* EXERCISE DIRECTIONS
If a line below includes the string "cuda", copy it.

EXERCISE DATA below:

@@ -185,12 +221,14 @@
         with (torch.cuda.stream(side) if side is not None else contextlib.nullcontext()):
             if self._slab_recs:
                 self._sum_slabs()
+            if not self.n_flush_tiles:
+                return
             if config.deterministic:
-                ws = ops.det_ws(self.ntiles, self.d_tiles.device)
-                check(lib().ast_weight_grads_flush_det(ptr(self.d_train), ptr(self.d_tiles), self.ntiles, ptr(ws), ws.numel(), stream()),
-                      "ast_weight_grads_flush_det")
+                ws = ops.det_ws(self.n_flush_tiles, self.d_tiles.device)
+                check(lib().ast_weight_grads_flush_det(ptr(self.d_train), ptr(self.d_flush_tiles), self.n_flush_tiles, ptr(ws), ws.numel(),
+                                                       stream()), "ast_weight_grads_flush_det")
                 return
-            check(lib().ast_weight_grads_flush_t(ptr(self.d_train), ptr(self.d_tiles), self.ntiles, stream()),
+            check(lib().ast_weight_grads_flush_t(ptr(self.d_train), ptr(self.d_flush_tiles), self.n_flush_tiles, stream()),
                   "ast_weight_grads_flush_t")
 
     def _side_stream(self, origin):
@@ -241,7 +279,7 @@
             self._conv_dirty = False
             from . import _lib as _L
             if _L.PROFILE_CALLS is not None:
-                _L.NEXT_BYTES = sum((e.dwp.numel() * 4 if e.dwp is not None else 0) + 3 * e.Co * e.Ci * e.KK * 4 for e in self.entries if e.dwp is not None)
+                _L.NEXT_BYTES = self.flush_bytes()
             side, origin = None, torch.cuda.current_stream()
             if _ParallelFlush.active:
                 if config.wgrad_defer_pool and self._conv_deferred and len(_DeferPool.banks) > 1:
diff --git a/audio-style-transfer_amd/csrc/weights.hip b/audio-style-transfer_amd/csrc/weights.hip
--- a/audio-style-transfer_amd/csrc/weights.hip
+++ b/audio-style-transfer_amd/csrc/weights.hip
@@ -145,17 +145,30 @@
   const bool co_outer = d.s_co >= d.s_ci;
   const int run = TL * KK;
   if (KKC > 0 && tile_is_full(d, co0, ci0) && master_vec_ok(d, base)) {
-    const int run4 = run >> 2;
-    for (int idx = threadIdx.x; idx < TL * run4; idx += 256) {
-      const int o = idx / run4, r4 = idx - o * run4;
-      const size_t off = co_outer ? (size_t)(co0 + o) * d.s_co + (size_t)ci0 * d.s_ci : (size_t)(ci0 + o) * d.s_ci + (size_t)co0 * d.s_co;
-      const f32x4 v4 = *reinterpret_cast<const f32x4*>(base + off + r4 * 4);
-#pragma unroll
-      for (int e = 0; e < 4; ++e) {
-        const int r = r4 * 4 + e;
-        const int in = r / KK, tap = r - in * KK;
-        const int co_l = co_outer ? o : in, ci_l = co_outer ? in : o;
-        L[(tap * TL + co_l) * LP + ci_l] = v4[e] * scale;
+    constexpr int run4 = (TL * (KKC > 0 ? KKC : 1)) >> 2;
+    constexpr int NIT = (TL * run4 + 255) / 256;
+    f32x4 v4[NIT];
+#pragma unroll
+    for (int it = 0; it < NIT; ++it) {
+      const int idx = threadIdx.x + it * 256;
+      if (idx < TL * run4) {
+        const int o = idx / run4, r4 = idx - o * run4;
+        const size_t off = co_outer ? (size_t)(co0 + o) * d.s_co + (size_t)ci0 * d.s_ci : (size_t)(ci0 + o) * d.s_ci + (size_t)co0 * d.s_co;
+        v4[it] = *reinterpret_cast<const f32x4*>(base + off + r4 * 4);
+      }
+    }
+#pragma unroll
+    for (int it = 0; it < NIT; ++it) {
+      const int idx = threadIdx.x + it * 256;
+      if (idx < TL * run4) {
+        const int o = idx / run4, r4 = idx - o * run4;
+#pragma unroll
+        for (int e = 0; e < 4; ++e) {
+          const int r = r4 * 4 + e;
+          const int in = r / KK, tap = r - in * KK;
+          const int co_l = co_outer ? o : in, ci_l = co_outer ? in : o;
+          L[(tap * TL + co_l) * LP + ci_l] = v4[it][e] * scale;
+        }
       }
     }
     return;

End of EXERCISE DATA.

* YOUR SOLUTION
         with (torch.cuda.stream(side) if side is not None else contextlib.nullcontext()):
             side, origin = None, torch.cuda.current_stream()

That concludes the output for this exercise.